Me Pierre-Alexandre Boucher pratique comme avocat chez Bélanger Sauvé.
Me Pierre-Alexandre Boucher pratique comme avocat chez Bélanger Sauvé.
Depuis son assermentation au Barreau du Québec à la fin du mois de juillet 2014, Me Pierre-Alexandre Boucher, pratique comme avocat chez Bélanger Sauvé.

Au sein de l'équipe de droit du travail composée d'une dizaine de professionnels, il apporte son soutien aux autres avocats par le biais de recherches, en intervenant sur des dossiers de litige ou en conseillant des employeurs.

« Je suis encore en apprentissage. Le droit du travail est complexe et vaste, cela prend du temps pour l'apprendre », souligne-t-il.

Étudiant à l'été 2013 au sein du cabinet, Me Boucher y a également effectué son stage du Barreau. Il intervenait alors dans plusieurs secteurs : droit municipal, assurances et droit du travail.

« C'est un domaine qui touche tout le monde ainsi que d'autres droits, comme celui des sociétés, constitutionnel, administratif, et les libertés en général. Lorsque Bélanger Sauvé m'a offert de m'embaucher dans la section de droit du travail, j'ai accepté sans aucune hésitation », confie-t-il.

Durant la course aux stages, il avait choisi ce cabinet car tous ses domaines de pratique l'intéressaient.
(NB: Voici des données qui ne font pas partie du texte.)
struct Learner {
  r2d2_learner_config cfg;
  NetShape actor_sh, critic_sh;
  int rows = 0;
  int step = 0;
  int launches_phase[3] = {0, 0, 0};
  cudaStream_t side = nullptr;
  cudaEvent_t ev_fork = nullptr, ev_c1_inputs = nullptr, ev_a1_inputs = nullptr;
  bool overlap_inputs = false;
  bool overlap_actor_inputs = true;
  bool a1_inputs_pending = false;
  bool actor_forward_done = false;
  int launches_actor_forward = 0;
  float* arena = nullptr;
  size_t arena_floats = 0;
  struct BatchSlot {
    float *obs = nullptr, *act = nullptr, *rew = nullptr, *term = nullptr, *states = nullptr, *uniforms = nullptr;
    long long* leaf_idx = nullptr;
    float* is_weight = nullptr;
  } slots[2];
  int cur_slot = 0;
  int targets_slot = -1;
  int c1_inputs_slot = -1;
  int launches_target = 0;
  bool target_phase_standalone = false;
  float *obs = nullptr, *act = nullptr, *rew = nullptr, *term = nullptr, *states = nullptr, *uniforms = nullptr;
  long long* leaf_idx = nullptr;
  float* is_weight = nullptr;
  bool importance_weighting = false;
  float target_tau = 1.0f;
  float grad_clip = 0.0f;
  float* optim = nullptr;
  unsigned int* norm_ticket = nullptr;
  double* norm_part = nullptr;
  int rescaling = kRescaleReference;
  float rescaling_eps = 0.0f;
  int priority_metric = kPrioritySquared;
  bool twin = false;
  float target_noise = 0.0f, target_noise_clip = 0.5f;
  unsigned int noise_seed = 0, noise_rank = 0;
  long long critic_iters = 0;
  size_t twin_floats = 0;
  size_t critic_stride() const { return twin ? (critic_sh.param_count() + 63) & ~(size_t)63 : critic_sh.param_count(); }
  size_t critic_block() const { return critic_stride() * (twin ? 2 : 1); }
  float *act_tc = nullptr, *q = nullptr, *q_next = nullptr, *target = nullptr, *dq = nullptr, *mu = nullptr,
        *q_pi = nullptr, *dq_pi = nullptr, *dpre_actor = nullptr, *td_sq = nullptr, *priority = nullptr,
        *losses = nullptr;
  ChainWs ws_ta, ws_tc, ws_c1, ws_a1, ws_c2;
  ChainWs ws_tc_2, ws_c1_2;
  float *q_next2 = nullptr, *q2 = nullptr, *dq2 = nullptr, *td_sq2 = nullptr;
  PeerExchange* peer = nullptr;
  double* metrics_ring = nullptr;
  int metrics_slots = 0;
  double* metrics_part = nullptr;
  unsigned int* metrics_ticket = nullptr;
  long long metrics_iter = 0;
  bool critic_phase_ran = false;
  double* metrics_record(long long iter) const { return metrics_ring + (size_t)(iter % metrics_slots) * kMetricsFields; }
  float* metrics_actor_norms() const {
    return reinterpret_cast<float*>(metrics_ring + (size_t)metrics_slots * kMetricsFields);
  }
  const float* optimiser_grads(int block) const {
    return peer ? peer->sums(block) : (block == kPeerCritic ? cfg.critic_grads : cfg.actor_grads);
  }
};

Il souligne aussi l'atmosphère de travail conviviale entre les collègues faciles d'approche ainsi que l'« excellente réputation » de la firme.

Avant l'obtention en 2013 de son baccalauréat à la section droit civil de la faculté de droit de l'Université d'Ottawa, l'avocat âgé de 33 ans, s'était dirigé vers les sciences. Il est allé jusqu'au doctorat en physique, complété en 2011 dans la même université. Pendant ses études, y compris celles en droit, il a été chargé de cours en physique à l'Université d'Ottawa.

« Lorsque j'ai commencé mes études en physique, je n'avais pas un objectif aussi précis qu'en droit, là il était clair que je voulais devenir avocat. »

Il faut dire que le jeune homme est entouré de juristes : sa conjointe est notaire, son père avocat chez Boucher & Brochu en Outaouais et sa sœur traductrice juridique.

« Le changement s’est donc fait naturellement. Mais ce n’est pas une cassure et je ne fais pas une croix sur la physique qui demeure un sujet que j'adore. »

Pour lui, les deux domaines nécessitent la « même rigueur intellectuelle, des capacités rédactionnelles et des aptitudes à la recherche. » Il faut savoir en outre « organiser ses idées et comment les présenter pour que l'auditeur puisse les comprendre. »

Brillant étudiant, il a reçu des bourses de plusieurs cabinets de Montréal ainsi que de nombreux prix, dont le Palmarès du Doyen de la faculté de droit à la fin de ses études, la mention Summa Cum Laude, le Prix du Doyen pour son implication au sein de la faculté. En 2013, il a gagné avec son équipe, le Prix du meilleur mémoire au concours de plaidoirie Laskin.